Remember how pumped I was on this movie coming out? I do! I was a big fan of the Teenage Mutant Ninja Turtles growing up, and saw the first two movies, so why wouldn’t I have been excited about seeing this? I was working at a movie theater where it was being released when it originally came out, and I got to watch it the Thursday evening before it was supposed to be released, and I also invited a few friends along. More importantly, I had invited Nate Cabana, Adam Bach, and Brian J. Goddard. Do you know these people? Well, you should. Anyways, I was hard at work on a Thursday night, trying to do my work as quickly as possible to get ready. I was contacted by Brian, mentioning that he might be a few minutes late, but to get the movie started anyway. It doesn’t matter that I was sad that my friends weren’t there on time, it didn’t matter that they showed up once the movie already had started, but what did matter?
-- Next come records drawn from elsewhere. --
## Split tail groups so the chain factors the next group's diagonal rows early

Adds a tail-split schedule for the last chain groups in reuse mode. The head update is split into a diagonal part, an extra-rows part gated by a device flag word, and the remaining rows. The following group's chain launch also factors those extra rows, so the next diagonal block can start sooner. The bulk update is split so the next head's columns are released first. This aims to shorten the serial critical path near the end of factorization, at the cost of more events, flag polling, extra launches and complex cross-stream dependencies.

```diff
diff --git a/pyipm_amd/csrc/ctx.hpp b/pyipm_amd/csrc/ctx.hpp
--- a/pyipm_amd/csrc/ctx.hpp
+++ b/pyipm_amd/csrc/ctx.hpp
@@ -236,6 +236,10 @@
     Stream rest;
     std::vector<Event> ev_band;
     Event ev_join, ev_main, ev_split, ev_sfast;
+    int tail_split = 1;
+    Event ev_rows, ev_head2, ev_chain_end;
+    DevBuf<unsigned> tail_flag;
+    unsigned tail_token = 0;
     int keep_zeros = 1;
     int tile_step = 1;
     int sweep_max_blocks = 0;
diff --git a/pyipm_amd/csrc/pyipm_newton.hip b/pyipm_amd/csrc/pyipm_newton.hip
--- a/pyipm_amd/csrc/pyipm_newton.hip
+++ b/pyipm_amd/csrc/pyipm_newton.hip
@@ -531,11 +531,13 @@
 }
 
 struct SubPanel { int64_t c0, lc0; int nt; double* W; int64_t id; };
+struct TailHand { int64_t xrows = 0; const unsigned* xword = nullptr; unsigned xwant = 0; hipEvent_t rows_behind = nullptr; };
 struct BlockDesc {
     std::vector<SubPanel> sp;
     bool wide = false;
     int64_t lp = 0;
     int64_t hole0 = 0, hole1 = 0;
+    TailHand hand;
 };
 int factor_block(Ctx* ctx, const BlockDesc& bd, hipStream_t chain, const std::function<int(int64_t, hipStream_t)>& on_done) {
     const Geo& g = ctx->g;
@@ -561,12 +563,17 @@
                                 {.bulk = false, .src_c0 = src_c0, .sub0 = s0, .nct_sub = nc});
     };
     const bool one_launch = ctx->chain_whole && chain_applies(ctx, gc0, nT);
+    const bool hand = bd.hand.xrows > 0;
+    const int64_t rbeg = gend + bd.hand.xrows;
+    if (hand && !one_launch) { ctx->err = "factor_block: the tail split needs the one-launch chain (group_extra_ok)"; return PYIPM_E_BADARG; }
+    if (bd.hand.rows_behind) PYIPM_HIP(hipStreamWaitEvent(ctx->rest, bd.hand.rows_behind, 0));
     ChainGeo cgw; memset(&cgw, 0, sizeof(cgw));
     if (one_launch) {
         PYIPM_HIP(hipEventRecord(ctx->ev_band[0], chain));
         PYIPM_HIP(hipStreamWaitEvent(ctx->rest, ctx->ev_band[0], 0));
-        int r0 = launch_tile_steps(ctx, chain, gc0, glc0, nT, 0, nT, Wg, Dv, Ts); if (r0) return r0;
+        int r0 = launch_tile_steps(ctx, chain, gc0, glc0, nT, 0, nT, Wg, Dv, Ts, (int)(bd.hand.xrows / TB), bd.hand.xword, bd.hand.xwant); if (r0) return r0;
         cgw = ctx->chain_last;
+        if (hand) PYIPM_HIP(hipEventRecord(ctx->ev_chain_end, chain));
     }
     for (int kp = 1, ta = 0; kp <= n0 && !one_launch; ++kp) {
         const int tb = kp < n0 ? toff[(size_t)kp] + 1 : nT;
@@ -579,7 +586,7 @@
         const int64_t c0 = q.c0, lc0 = q.lc0;
         const int nt = q.nt;
         hipStream_t rs = ctx->rest;
-        if (k + 1 == n0) {
+        if (k + 1 == n0 && !hand) {
             PYIPM_HIP(hipEventRecord(ctx->ev_join, ctx->rest));
             PYIPM_HIP(hipStreamWaitEvent(chain, ctx->ev_join, 0));
             rs = chain;
@@ -590,14 +597,14 @@
             PYIPM_HIP(hipStreamWaitEvent(ctx->rest, ctx->ev_band[(size_t)k], 0));
         }
         const bool left = g.Npad - gend > PENDING_LEFT_ROWS;
-        if (g.Npad > gend && left && k > 0) {
+        if (g.Npad > rbeg && left && k > 0) {
             const int K = toff[(size_t)k] * TB;
-            int rc = upd(rs, ctx->A + glc0 * g.Npad, Wg, K, gend, k, 1, gc0);
+            int rc = upd(rs, ctx->A + glc0 * g.Npad, Wg, K, rbeg, k, 1, gc0);
             if (rc) return rc;
         }
-        if (g.Npad > gend) {
-            hipLaunchKernelGGL(k_panel_rest, dim3((unsigned)((g.Npad - gend) / TB)), dim3(256), 0, rs, ctx->A, g.Npad, c0, lc0, nt,
-                               gend, q.W, g.Npad, ctx->Dinv + (c0 / TB) * TT, ctx->Tsv + (c0 / TB) * TT, ctx->Tflag + c0 / TB,
+        if (g.Npad > rbeg) {
+            hipLaunchKernelGGL(k_panel_rest, dim3((unsigned)((g.Npad - rbeg) / TB)), dim3(256), 0, rs, ctx->A, g.Npad, c0, lc0, nt,
+                               rbeg, q.W, g.Npad, ctx->Dinv + (c0 / TB) * TT, ctx->Tsv + (c0 / TB) * TT, ctx->Tflag + c0 / TB,
                                ctx->block_refine, bd.hole0, bd.hole1, &ctx->dstats->growth_bits);
             PYIPM_KCHECK();
             if (k + 1 < n0 && !left) {
@@ -607,29 +614,35 @@
                 if (g.Npad - tc0 <= PENDING32_ROWS) {
                     int64_t pa0, pa1, pb0, pb1;
                     active_ranges(ctx, c0, c0 + K, &pa0, &pa1, &pb0, &pb1);
-                    hipLaunchKernelGGL(k_inpanel_update, dim3((unsigned)((g.Npad - gend) / 32), (unsigned)(ncols / TB)), dim3(256), 0,
+                    hipLaunchKernelGGL(k_inpanel_update, dim3((unsigned)((g.Npad - rbeg) / 32), (unsigned)(ncols / TB)), dim3(256), 0,
                                        rs, ctx->A, g.Npad, nx.lc0, ctx->A + lc0 * g.Npad, g.Npad, q.W, g.Npad,
-                                       tc0, K, gend, g.Npad, pa0, pa1, pb0, pb1, SIDE_PRIO);
+                                       tc0, K, rbeg, g.Npad, pa0, pa1, pb0, pb1, SIDE_PRIO);
                     PYIPM_KCHECK();
                 } else {
-                    int rc = upd(rs, ctx->A + lc0 * g.Npad, q.W, K, gend, k + 1, n0 - 1 - k, c0);
+                    int rc = upd(rs, ctx->A + lc0 * g.Npad, q.W, K, rbeg, k + 1, n0 - 1 - k, c0);
                     if (rc) return rc;
                 }
             }
         }
-        if (one_launch && k + 1 < n0) {
+        if (one_launch && k + 1 < n0 && !hand) {
             const int tq = toff[(size_t)k + 1] + 1;
             hipLaunchKernelGGL(k_chain_wait, dim3(1), dim3(64), 0, ctx->rest, cgw, tq, tq, tq);
             PYIPM_KCHECK();
         }
+        if (hand) continue;
         int rc = on_done(q.id, rs); if (rc) return rc;
     }
-    return 0;
-}
-
-int factor_group(Ctx* ctx, int64_t p0, int64_t n0, hipStream_t chain, const std::function<int(int64_t, hipStream_t)>& on_done) {
-    const Geo& g = ctx->g;
-    BlockDesc bd;
+    if (hand) {
+        PYIPM_HIP(hipStreamWaitEvent(ctx->rest, ctx->ev_chain_end, 0));
+        for (int64_t k = 0; k < n0; ++k) { int rc = on_done(bd.sp[(size_t)k].id, ctx->rest); if (rc) return rc; }
+        PYIPM_HIP(hipEventRecord(ctx->ev_rows, ctx->rest));
+    }
+    return 0;
+}
+
+int factor_group(Ctx* ctx, int64_t p0, int64_t n0, hipStream_t chain, const std::function<int(int64_t, hipStream_t)>& on_done, const TailHand& hand = {}) {
+    const Geo& g = ctx->g;
+    BlockDesc bd; bd.hand = hand;
     for (int64_t k = 0; k < n0; ++k) {
         const int64_t q = p0 + k;
         bd.sp.push_back(SubPanel{g.panel_c0(q), g.local_c0(q), (int)(g.panel_w(q) / TB), wbuf(ctx, q), q});
@@ -668,17 +681,27 @@
     return launch_tile_steps(ctx, stream, c0, lc0, nt, 0, nt, wbuf(ctx, p), ctx->Dinv + (c0 / TB) * (int64_t)(TB * TB),
                              ctx->Tsv + (c0 / TB) * (int64_t)(TB * TB), (int)(xrows / TB), xword, xwant);
 }
-bool chain_extra_ok(const Ctx* ctx, int64_t p, int64_t xrows) {
-    const Geo& g = ctx->g;
-    const int64_t c0 = g.panel_c0(p);
-    const int nbw = (int)g.panel_w(p), nt = nbw / TB;
+static bool block_extra_ok(const Ctx* ctx, int64_t c0, int nt, int64_t xrows, int64_t h0, int64_t h1) {
+    const Geo& g = ctx->g;
+    const int64_t nbw = (int64_t)nt * TB;
     if (xrows <= 0 || xrows % TB != 0 || xrows / TB > 16 || c0 + nbw + xrows > g.Npad) return false;
     if (!(nt >= 2 && chain_applies(ctx, c0, nt))) return false;
     if (1 + 4 * (nt + (int)(xrows / TB)) > Ctx::CHAIN_WORDS) return false;
+    const int64_t r0 = c0 + nbw, r1 = r0 + xrows;
+    return !(h1 > h0 && r1 > h0 && r0 < h1);
+}
+bool chain_extra_ok(const Ctx* ctx, int64_t p, int64_t xrows) {
     int64_t h0 = 0, h1 = 0;
     panel_hole(ctx, p, &h0, &h1);
-    const int64_t r0 = c0 + nbw, r1 = r0 + xrows;
-    return !(h1 > h0 && r1 > h0 && r0 < h1);
+    return block_extra_ok(ctx, ctx->g.panel_c0(p), (int)ctx->g.panel_w(p) / TB, xrows, h0, h1);
+}
+static bool group_extra_ok(const Ctx* ctx, int64_t grp, int64_t xrows) {
+    const Geo& g = ctx->g;
+    const int64_t p0 = ctx->sched.first(grp), p1 = ctx->sched.first(grp + 1);
+    int64_t cols = 0, h0 = 0, h1 = 0;
+    for (int64_t q = p0; q < p1; ++q) cols += g.panel_w(q);
+    if (ctx->skip_zeros && g.mi > 0 && ctx->sched.in_x_panel(p0)) slack_hole(g, &h0, &h1);
+    return ctx->chain_whole && cols / TB <= 32 && block_extra_ok(ctx, g.panel_c0(p0), (int)(cols / TB), xrows, h0, h1);
 }
 int panel_rows(Ctx* ctx, int64_t p, int64_t r0, int64_t r1, hipStream_t stream) {
     const Geo& g = ctx->g;
@@ -1594,10 +1617,10 @@
     return timed_update(ctx, q, 1, p1, ctx->g.npanels - p1, {.stream = ctx->side, .as_bulk = true});
 }
 
-static int run_group(Ctx* ctx, const FactorRun& run, int64_t grp, hipStream_t S) {
+static int run_group(Ctx* ctx, const FactorRun& run, int64_t grp, hipStream_t S, const TailHand& hand = {}) {
     const int64_t pA = ctx->sched.first(grp), nA = ctx->sched.size(grp);
     auto done = [&](int64_t q, hipStream_t used) { return panel_done(ctx, run, grp, q, used); };
-    if (chain_group(ctx, grp)) return factor_group(ctx, pA, nA, S, done);
+    if (chain_group(ctx, grp)) return factor_group(ctx, pA, nA, S, done, hand);
     for (int64_t q = pA; q < pA + nA; ++q) {
         if (!run.done_early(ctx, q)) { int r2 = factor_panel(ctx, q, S, true); if (r2) return r2; }
         int r2 = done(q, S); if (r2) return r2;
@@ -1659,6 +1682,26 @@
         return launch_update128(ctx, ctx->rest, ctx->A + g.local_c0(q0) * g.Npad, g.Npad, wbuf(ctx, q0), K, tend, tp, tn,
                                 {.src_c0 = g.panel_c0(q0), .waves = HEAD_WAVES});
     }
+    return 0;
+}
+
+__global__ __launch_bounds__(64) void k_tail_mark(unsigned* p, unsigned v) { if (threadIdx.x == 0) __hip_atomic_store(p, v, __ATOMIC_RELAXED, __HIP_MEMORY_SCOPE_AGENT); }
+static int head_split(Ctx* ctx, GroupTrace& tr, int64_t grp, int64_t q0, int64_t nq, int64_t tp, int64_t tn, hipStream_t ds, int64_t xnext) {
+    const Geo& g = ctx->g; const bool release = xnext > 0;
+    int K = 0; int64_t cols = 0;
+    for (int64_t q = q0; q < q0 + nq; ++q) K += (int)g.panel_w(q);
+    for (int64_t q = tp; q < tp + tn; ++q) cols += g.panel_w(q);
+    const int64_t tc0 = g.panel_c0(tp), tend = tc0 + cols, src = g.panel_c0(q0);
+    const double* Lop = ctx->A + g.local_c0(q0) * g.Npad;
+    int rc = launch_update128(ctx, ds, Lop, g.Npad, wbuf(ctx, q0), K, tc0, tp, tn, {.row_end = tend, .src_c0 = src, .prio = SIDE_PRIO}); if (rc) return rc;
+    tr.mark("diag head end", grp, ds);
+    PYIPM_HIP(hipStreamWaitEvent(ctx->stream, ctx->ev_rows, 0));
+    const int64_t xend = release ? tend + xnext : tend;
+    if (xend > tend) { rc = launch_update128(ctx, ctx->stream, Lop, g.Npad, wbuf(ctx, q0), K, tend, tp, tn, {.row_end = xend, .src_c0 = src}); if (rc) return rc; }
+    if (release) { hipLaunchKernelGGL(k_tail_mark, dim3(1), dim3(64), 0, ctx->stream, ctx->tail_flag.get(), ++ctx->tail_token); PYIPM_KCHECK(); }
+    if (xend < g.Npad) { rc = launch_update128(ctx, ctx->stream, Lop, g.Npad, wbuf(ctx, q0), K, xend, tp, tn, {.src_c0 = src}); if (rc) return rc; }
+    PYIPM_HIP(hipEventRecord(ctx->ev_head2, ctx->stream));
+    tr.mark("rest of head end", grp, ctx->stream);
     return 0;
 }
 
@@ -1685,7 +1728,7 @@
 static int enqueue_begin(Ctx* ctx, FactorRun& run) {
     const StepPlan& plan = run.plan;
     if (!ctx->side) {
-        for (Event* e : {&ctx->ev_main, &ctx->ev_early, &ctx->ev_split, &ctx->ev_sfast})
+        for (Event* e : {&ctx->ev_main, &ctx->ev_early, &ctx->ev_split, &ctx->ev_sfast, &ctx->ev_rows, &ctx->ev_head2, &ctx->ev_chain_end})
             PYIPM_HIP(e->ensure(hipEventDisableTiming));
         PYIPM_HIP(ctx->side.ensure_highest(hipStreamNonBlocking));
     }
@@ -1776,8 +1819,14 @@
     const StepPlan& plan = run.plan; const GroupSched& sc = ctx->sched; GroupTrace& tr = run.tr;
     const int64_t np = ctx->g.npanels, ngroups = sc.ngroups(), g0 = plan.g0; const bool reuse = plan.kind == PX_REUSE;
     if (reuse && plan.slack_first && sc.fast(g0)) PYIPM_HIP(hipStreamWaitEvent(ctx->stream, ctx->ev_sfast, 0));
+    auto hand_of = [&](int64_t h, bool gated) {
+        TailHand th;
+        if (plan.split(h)) { th.xrows = group_cols(ctx->g, sc, h + 1); if (gated) { th.xword = ctx->tail_flag.get(); th.xwant = ctx->tail_token; } }
+        if (gated) th.rows_behind = ctx->ev_head2;
+        return th;
+    };
     tr.mark("chain+rows begin", g0, ctx->stream);
-    int rc = run_group(ctx, run, g0, ctx->stream); if (rc) return rc;
+    int rc = run_group(ctx, run, g0, ctx->stream, hand_of(g0, false)); if (rc) return rc;
     tr.mark("chain+rows end", g0, ctx->stream);
     if (reuse) PYIPM_HIP(hipEventRecord(ctx->ev_main, ctx->stream));
     if (tr.on()) fprintf(stderr, "[pyipm group trace] %lld groups\n", (long long)ngroups);
@@ -1800,10 +1849,17 @@
             PYIPM_HIP(hipEventRecord(ctx->ev_early, ctx->side));
             PYIPM_HIP(hipStreamWaitEvent(ctx->stream, ctx->ev_early, 0));
             if (ctx->rest) PYIPM_HIP(hipStreamWaitEvent(ctx->rest, ctx->ev_early, 0));
+        } else if (plan.split(grp)) {
+            tr.mark("head begin", grp, st.cs);
+            rc = head_split(ctx, tr, grp, p0, n0, st.pT, st.nT, st.cs, plan.split(grp + 1) ? group_cols(ctx->g, sc, grp + 2) : 0); if (rc) return rc;
         } else {
             tr.mark("head begin", grp, st.hs);
             if (st.head) { rc = head_from(ctx, st.fast_src, p0, n0, st.pT, st.nT, st.hs, st.split); if (rc) return rc; }
             tr.mark("head end (its first launch's stream)", grp, st.hs);
+            if (plan.split(grp + 1)) {
+                PYIPM_HIP(hipEventRecord(ctx->ev_head2, ctx->rest));
+                PYIPM_HIP(hipStreamWaitEvent(st.cs, ctx->ev_head2, 0));
+            }
         }
         if (st.hs == ctx->stream && st.cs == ctx->side) {
             PYIPM_HIP(hipEventRecord(ctx->ev_head, ctx->stream));
@@ -1816,13 +1872,19 @@
             PYIPM_HIP(hipMemcpyAsync(snap_headers(ctx).before_lam_e, ctx->dstats, sizeof(DevStats), hipMemcpyDeviceToDevice, st.cs));
             hipLaunchKernelGGL(k_init_stats, dim3(1), dim3(64), 0, st.cs, ctx->dstats); PYIPM_KCHECK();
         }
-        rc = run_group(ctx, run, grp + 1, st.cs); if (rc) return rc;
+        rc = run_group(ctx, run, grp + 1, st.cs, hand_of(grp + 1, plan.split(grp))); if (rc) return rc;
         tr.mark("chain+rows end", grp + 1, st.cs);
         PYIPM_HIP(hipEventRecord(ctx->ev_panel, st.cs));
         tr.mark("bulk begin", grp, ctx->stream);
-        if (!st.pieces) { rc = timed_update(ctx, p0, n0, st.pT + st.nT, np - (st.pT + st.nT)); if (rc) return rc; }
+        const int64_t nA = plan.split(grp) && grp + 2 < ngroups ? sc.size(grp + 2) : 0;
+        if (nA > 0) {
+            rc = timed_update(ctx, p0, n0, st.pT + st.nT, nA); if (rc) return rc;
+            PYIPM_HIP(hipEventRecord(ctx->ev_main, ctx->stream));
+            tr.mark("bulk, next head's columns end", grp, ctx->stream);
+        }
+        if (!st.pieces) { rc = timed_update(ctx, p0, n0, st.pT + st.nT + nA, np - (st.pT + st.nT + nA)); if (rc) return rc; }
         tr.mark("bulk end", grp, ctx->stream);
-        PYIPM_HIP(hipEventRecord(ctx->ev_main, ctx->stream));
+        if (nA == 0) PYIPM_HIP(hipEventRecord(ctx->ev_main, ctx->stream));
         PYIPM_HIP(hipStreamWaitEvent(ctx->stream, ctx->ev_panel, 0));
         run.across_prev = st.across;
     }
@@ -1857,7 +1919,9 @@
     if (!ctx->held.assembled) { ctx->err = "factor: assemble first"; return PYIPM_E_BADARG; }
     const auto t_host0 = std::chrono::steady_clock::now();
     const SchedOpts o = sched_opts(ctx); ctx->sched = plan_groups(g, o);
-    FactorRun run{make_step_plan(g, ctx->sched, o, px, px && ctx->held.plan.e.ok, fuse_forward, fwd_prefix_applies(ctx))};
+    StepPlan decided = make_step_plan(g, ctx->sched, o, px, px && ctx->held.plan.e.ok, fuse_forward, fwd_prefix_applies(ctx));
+    plan_tail_split(decided, g, ctx->sched, o, ctx->tail_split != 0, HEAD32_ROWS, [&](int64_t grp, int64_t rows) { return group_extra_ok(ctx, grp, rows); });
+    FactorRun run{std::move(decided)};
     const StepPlan& plan = run.plan;
     if (px && plan.kind == PX_FULL) { ctx->err = "factor: no reusable prefix in this schedule"; return PYIPM_E_BADARG; }
     if (px && !(plan == ctx->held.plan && (!plan.e.ok || ctx->snap_e))) {
@@ -2017,6 +2081,10 @@
     carve(ctx.get(), ctx->ws.get());
     if (hipMemset(ctx->anorm, 0, anorm_words * sizeof(unsigned long long)) != hipSuccess) return PYIPM_E_HIP;
     for (Event& e : ctx->ev) if (e.ensure(hipEventDefault) != hipSuccess) return PYIPM_E_HIP;
+    if (ctx->tail_split) {
+        if (ctx->tail_flag.reserve(1) != hipSuccess) return PYIPM_E_NOMEM;
+        if (hipMemset(ctx->tail_flag.get(), 0, sizeof(unsigned)) != hipSuccess || hipDeviceSynchronize() != hipSuccess) return PYIPM_E_HIP;
+    }
     if (schedule_events) {
         for (Event& e : ctx->ev_prov) if (e.ensure(hipEventDefault) != hipSuccess) return PYIPM_E_HIP;
         for (Event* e : {&ctx->ev_fwd, &ctx->ev_head, &ctx->ev_panel}) if (e->ensure(hipEventDisableTiming) != hipSuccess) return PYIPM_E_HIP;
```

Oh, I don’t know, maybe the fact that they SURPRISED ME WITH A WHOLE FUCKING PIZZA FROM ANTONIO’S……AND SODA. How could I have overlooked these details? In my years growing up, I had forgotten what’s important. For the Ninja Turtles, it’s about soda, pizza, friends, and crime-fighting. And I had finally had all of those things….especially the crime-fighting.

 

Oh, and they made the turtles gay. Did I mention that? Gay brothers!

 

This film takes place after the events of the first three films, supposedly, which is kind of confusing, considering this one is animated and the other three aren’t. I guess it doesn’t really matter, but it establishes why the group isn’t together. Leonardo is down in Central America, fighting for the people in poverty or something like that, when he is visited by April O’ Neil in an effort to convince him to come back. Donatello and Michelangelo and working shitty jobs, an IT operator and pizza delivery guy, and Raphael is always tired, because he is also a vigilante known as Nightwatcher. Leonardo comes back to join them, which happens to coincide with demon things being released onto the city. If all the demons aren’t taken care of, there will be worse demons on the way. Remember Scooby Doo 2: Monsters Unleashed? Imagine that plot, but with the Ninja Turtles. They fight bad guys, they eat pizza, do ninja stuff, and there’s an awesome fight between Leonardo and Raphael on the rainy rooftops, but they eventually put their differences behind them to fight bad guys. Did I mention Casey Jones is there to help? Well, he is! So the good guys win, the bad guys lose, Splinter is their mentor, and all the turtles are doing flips and jumping off of things. Success!

 

There’s something physically impossible about April’s physique in this movie…….impossibly SEXY! HEY OH!

 

This is the best installment in the TMNT franchise since the original film. Maybe that’s not saying much, but everyone seems to have fond memories of Teenage Mutant Ninja Turtles 2: The Secret of the Ooze. But you know what? That movie fucking sucked. I don’t know why people remember that movie being awesome, because it wasn’t. The first film is pretty dark, and isn’t too cartoony, Raphael gets the shit kicked out of him, Casey Jones is a badass, Splinter gets captured, all good things. Secret of the Ooze had Vanilla Ice, a shitty plot, even more cartoony, and no Casey Jones as well as no Corey Feldman voicing Donatello. The third film had Corey Feldman again, and Casey Jones came back, but the entire plot sucks and is terrible. This installment had pretty cool action, considering it was animated, it wasn’t too silly, and the look of the film was a lot darker and more similar looking to the original black and white comics. That’s something most people forget, is that this comic was originally black and white, and started in Northampton, MA, and it wasn’t until the animated TV show that all the turtles got different colors and apparently lived in New York City. Don’t believe me? I have some comics where they mention Northampton by name. BY NAME, I SAY! There’s also a scene at the end where you get to see Shredder’s helmet up on a shelf, and dumb little kids won’t get that reference. Oh, and the fight between Raphael and Leonardo might be one of the best scenes of anything related to the turtles. Although they have had their differences and there has always been tension between the two, it was typically a lot more subtle, that to see it come to fruition in such a big way was really awesome. As embarrassing as it was, I remember gripping the arms of the seat I was sitting in really tightly, because I didn’t believe these turtles would be beating the shit out of each other. Then again, I might have just been excited because of the pizza.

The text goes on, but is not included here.